Scaling up enhanced rock weathering: field trials and ecohydrological modelling in a temperate forest

Enhanced Rock Weathering (ERW) utilizing basalt in forest ecosystems has emerged as a potentially scalable strategy for carbon dioxide removal (CDR) in the context of anthropogenic climate change. Despite a robust theoretical understanding of weathering processes across geological timescales, a critical lack of empirical ERW data exists for assessing its efficacy in climate mitigation at relevant timescales. Here, we present the first large-scale, replicated field trial of ERW coupled with tree planting at an afforestation experiment in mid-Wales. The factorial experimental design integrates basalt application and tree functional types (broadleaf vs. coniferous), examining key parameters such as soil pore water pH, alkalinity, soil respiration and aboveground tree biomass. By employing novel sampling techniques, we quantify ERW extent, providing nuanced insights.
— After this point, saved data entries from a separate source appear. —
+template <int N, int G>
+__device__ __forceinline__ void bicsr_stage_issue(const bicsr_payload_t<N>& pay, double* stage, int r0, int r1, int q0,
+                                                  int lane, unsigned long long policy)
+{
+#pragma unroll
+  for (int q = 0; q < G; ++q) {
+    if (32 * (q0 + q) >= r1 - r0) break;
+    const int r = r0 + 32 * (q0 + q) + lane;
+#pragma unroll
+    for (int k = 0; k < N; ++k)
+      if (pay.a[k]) cp_async_8(stage + (k * G + q) * 32 + lane, pay.a[k] + (r < r1 ? r : r0), r < r1 ? 8 : 0, policy);
+  }
+}
+template <int N, int G>
+__device__ __forceinline__ void bicsr_stage_read(const bicsr_payload_t<N>& pay, const double* stage, int q, int lane,
+                                                 double (&v)[N > 0 ? N : 1])
+{
+#pragma unroll
+  for (int k = 0; k < N; ++k) v[k] = pay.a[k] ? stage[(k * G + q) * 32 + lane] : 0.0;
+}
+
+template <bool INIT = false, int NPRE = 1, int FMT = 0, bool STAGE = true, int N, typename MakeOp, typename RowOp>
 __device__ __forceinline__ void spmv_bicsr_rows(const bicsr_view_t& A,
                                                 const double* __restrict__ x,
                                                 double* rsw,
-                                                PreOp& pre_op,
+                                                const bicsr_payload_t<N>& pay,
+                                                double* stage,
+                                                MakeOp& make_op,
                                                 RowOp& row_op,
-                                                unsigned long long gather_policy)
+                                                l2_policy_t policy)
 {
   constexpr bool MASK     = (FMT & BICSR_FMT_MASK) != 0;
+  constexpr int G         = STAGE ? bicsr_stage_groups(N, NPRE, BICSR_STAGE_BYTES) : BICSR_MAX_ROWS / 32 - NPRE;
+  using V                 = double[N > 0 ? N : 1];
+  using P                 = decltype(make_op(std::declval<const V&>()));
   const int lane          = threadIdx.x & 31;
   const int gwarp         = blockIdx.x * BICSR_WARPS + (threadIdx.x >> 5);
   const int nwarps        = gridDim.x * BICSR_WARPS;
   const double* xg        = bicsr_gather_base<FMT>(A, x);
+  auto load = [&](int r) {
+    V v = {};
+#pragma unroll
+    for (int k = 0; k < N; ++k) v[k] = pay.a[k] ? ld_l2(pay.a[k] + r, policy.stream) : 0.0;
+    return make_op(v);
+  };
   bicsr_cols_t<FMT> c;
   if (gwarp < A.n_std) bicsr_load_cols<FMT>(A, gwarp, lane, c);
   for (int b = gwarp; b < A.n_std; b += nwarps) {
     const int2 d  = __ldg(A.desc + b);
     const int r0 = d.x, r1 = d.y;
+    if constexpr (STAGE) bicsr_stage_issue<N, G>(pay, stage, r0, r1, NPRE, lane, policy.stream);
     P pl[NPRE];
     unsigned short slot[NPRE];
     bicsr_mask_cursor_t mc{0u, 0};
@@ -168,7 +220,7 @@
     for (int q = 0; q < NPRE; ++q) {
       slot[q] = BICSR_EMPTY;
       if (r0 + lane + 32 * q < r1) {
-        pl[q] = pre_op(r0 + lane + 32 * q);
+        pl[q] = load(r0 + lane + 32 * q);
         if constexpr (!MASK) slot[q] = __ldg(A.row_slot + r0 + lane + 32 * q);
       }
     }
@@ -179,7 +231,7 @@
 #pragma unroll
     for (int k = 0; k < BICSR_CH; ++k) {
       const int col = bicsr_col<FMT>(c, k);
-      g[k]          = col >= 0 ? ld_l2(xg + col, gather_policy) : 0.0;
+      g[k]          = col >= 0 ? ld_l2(xg + col, policy.keep) : 0.0;
     }
     if constexpr (MASK) mc.mw = lane < 8 ? __ldg(A.mask + (size_t)b * 8 + lane) : 0u;
     const unsigned ends = bicsr_ends<FMT>(c);
@@ -196,19 +248,32 @@
         row_op(r0 + lane + 32 * q, sum, pl[q]);
       }
     }
-    for (int q = NPRE; 32 * q < r1 - r0; ++q) {
-      const int r = r0 + 32 * q + lane;
-      int src     = -1;
-      if constexpr (MASK) src = mc.next(q, lane);
-      if (r < r1) {
-        const P p2 = pre_op(r);
-        if constexpr (!MASK) {
-          const unsigned short s2 = __ldg(A.row_slot + r);
-          src                     = s2 != BICSR_EMPTY ? (int)s2 : -1;
+    for (int q0 = NPRE; 32 * q0 < r1 - r0; q0 += G) {
+      if constexpr (STAGE && N > 0) {
+        if (q0 > NPRE) bicsr_stage_issue<N, G>(pay, stage, r0, r1, q0, lane, policy.stream);
+        cp_async_wait();
+      }
+      for (int q = q0; q < q0 + G && 32 * q < r1 - r0; ++q) {
+        const int r = r0 + 32 * q + lane;
+        int src     = -1;
+        if constexpr (MASK) src = mc.next(q, lane);
+        if (r < r1) {
+          P p2;
+          if constexpr (STAGE) {
+            V v = {};
+            bicsr_stage_read<N, G>(pay, stage, q - q0, lane, v);
+            p2 = make_op(v);
+          } else {
+            p2 = load(r);
+          }
+          if constexpr (!MASK) {
+            const unsigned short s2 = __ldg(A.row_slot + r);
+            src                     = s2 != BICSR_EMPTY ? (int)s2 : -1;
+          }
+          double sum = src >= 0 ? rsw[src] : 0.0;
+          if constexpr (INIT) sum = p2.init + sum;
+          row_op(r, sum, p2);
         }
-        double sum = src >= 0 ? rsw[src] : 0.0;
-        if constexpr (INIT) sum = p2.init + sum;
-        row_op(r, sum, p2);
       }
     }
     __syncwarp();
@@ -217,9 +282,9 @@
     const int row = __ldg(A.desc + b).x;
     const int lo = __ldg(A.off + row), hi = __ldg(A.off + row + 1);
     P pl;
-    if (lane == 0) pl = pre_op(row);
+    if (lane == 0) pl = load(row);
     double acc = 0.0;
-    for (int e = lo + lane; e < hi; e += 32) acc += ld_stream(A.cval + e) * ld_l2(x + ld_stream(A.cidx + e), gather_policy);
+    for (int e = lo + lane; e < hi; e += 32) acc += ld_stream(A.cval + e) * ld_l2(x + ld_stream(A.cidx + e), policy.keep);
     acc = warp_sum(acc);
     if (lane == 0) {
       if constexpr (INIT) acc = pl.init + acc;
@@ -228,16 +293,21 @@
   }
 }
 
-template <int FMT = 0, typename RowOp>
+template <int FMT = 0, int N, typename MakeOp, typename RowOp>
 __device__ __forceinline__ void spmv_bicsr_rows_pair(const bicsr_view_t& A,
                                                      const double* __restrict__ u,
                                                      const double* __restrict__ v,
                                                      double* rsw_u,
                                                      double* rsw_v,
+                                                     const bicsr_payload_t<N>& pay,
+                                                     double* stage,
+                                                     MakeOp& make_op,
                                                      RowOp& row_op,
-                                                     unsigned long long gather_policy)
+                                                     l2_policy_t policy)
 {
   constexpr bool MASK = (FMT & BICSR_FMT_MASK) != 0;
+  constexpr int G     = bicsr_stage_groups(N, 0, BICSR_PAIR_STAGE_BYTES);
+  using V             = double[N > 0 ? N : 1];
   const int lane   = threadIdx.x & 31;
   const int gwarp  = blockIdx.x * BICSR_WARPS + (threadIdx.x >> 5);
   const int nwarps = gridDim.x * BICSR_WARPS;
@@ -246,6 +316,7 @@
   for (int b = gwarp; b < A.n_std; b += nwarps) {
     const int2 d      = __ldg(A.desc + b);
     const size_t base = (size_t)b * BICSR_SLOTS + lane;
+    bicsr_stage_issue<N, G>(pay, stage, d.x, d.y, 0, lane, policy.stream);
     bicsr_cols_t<FMT> c;
     double a[BICSR_CH], gu[BICSR_CH], gv[BICSR_CH];
     bicsr_load_cols<FMT>(A, b, lane, c);
@@ -255,8 +326,8 @@
 #pragma unroll
     for (int k = 0; k < BICSR_CH; ++k) {
       const int col = bicsr_col<FMT>(c, k);
-      gu[k]         = col >= 0 ? ld_l2(ug + col, gather_policy) : 0.0;
-      gv[k]         = col >= 0 ? ld_l2(vg + col, gather_policy) : 0.0;
+      gu[k]         = col >= 0 ? ld_l2(ug + col, policy.keep) : 0.0;
+      gv[k]         = col >= 0 ? ld_l2(vg + col, policy.keep) : 0.0;
     }
     const unsigned ends = bicsr_ends<FMT>(c);
     const int before    = MASK ? bicsr_ends_before(ends, lane) : 0;
@@ -264,16 +335,22 @@
     bicsr_block_row_sums<MASK>(a, gv, ends, lane, rsw_v, before);
     if constexpr (MASK) mc.mw = lane < 8 ? __ldg(A.mask + (size_t)b * 8 + lane) : 0u;
     __syncwarp();
-    for (int q = 0; 32 * q < d.y - d.x; ++q) {
-      const int r = d.x + 32 * q + lane;
-      int s       = -1;
-      if constexpr (MASK) s = mc.next(q, lane);
-      if (r < d.y) {
-        if constexpr (!MASK) {
-          const unsigned short s2 = __ldg(A.row_slot + r);
-          s                       = s2 != BICSR_EMPTY ? (int)s2 : -1;
+    for (int q0 = 0; 32 * q0 < d.y - d.x; q0 += G) {
+      if (q0 > 0) bicsr_stage_issue<N, G>(pay, stage, d.x, d.y, q0, lane, policy.stream);
+      if constexpr (N > 0) cp_async_wait();
+      for (int q = q0; q < q0 + G && 32 * q < d.y - d.x; ++q) {
+        const int r = d.x + 32 * q + lane;
+        int s       = -1;
+        if constexpr (MASK) s = mc.next(q, lane);
+        if (r < d.y) {
+          V w = {};
+          bicsr_stage_read<N, G>(pay, stage, q - q0, lane, w);
+          if constexpr (!MASK) {
+            const unsigned short s2 = __ldg(A.row_slot + r);
+            s                       = s2 != BICSR_EMPTY ? (int)s2 : -1;
+          }
+          row_op(r, s >= 0 ? rsw_u[s] : 0.0, s >= 0 ? rsw_v[s] : 0.0, make_op(w));
         }
-        row_op(r, s >= 0 ? rsw_u[s] : 0.0, s >= 0 ? rsw_v[s] : 0.0);
       }
     }
     __syncwarp();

Over the first three years, initial observations highlight nutrient cycling perturbations post-basalt addition, offering immediate insights into ERW effects in a forested ecosystem. To mechanistically elucidate these observations, we introduce a novel ERW module within the Tethys-Chloris ecohydrological model framework, integrating a microbially explicit soil biogeochemical component. This integrated model aims to provide a robust foundation for understanding how ERW dynamics influence ecosystem carbon sequestration and guide best sampling practices.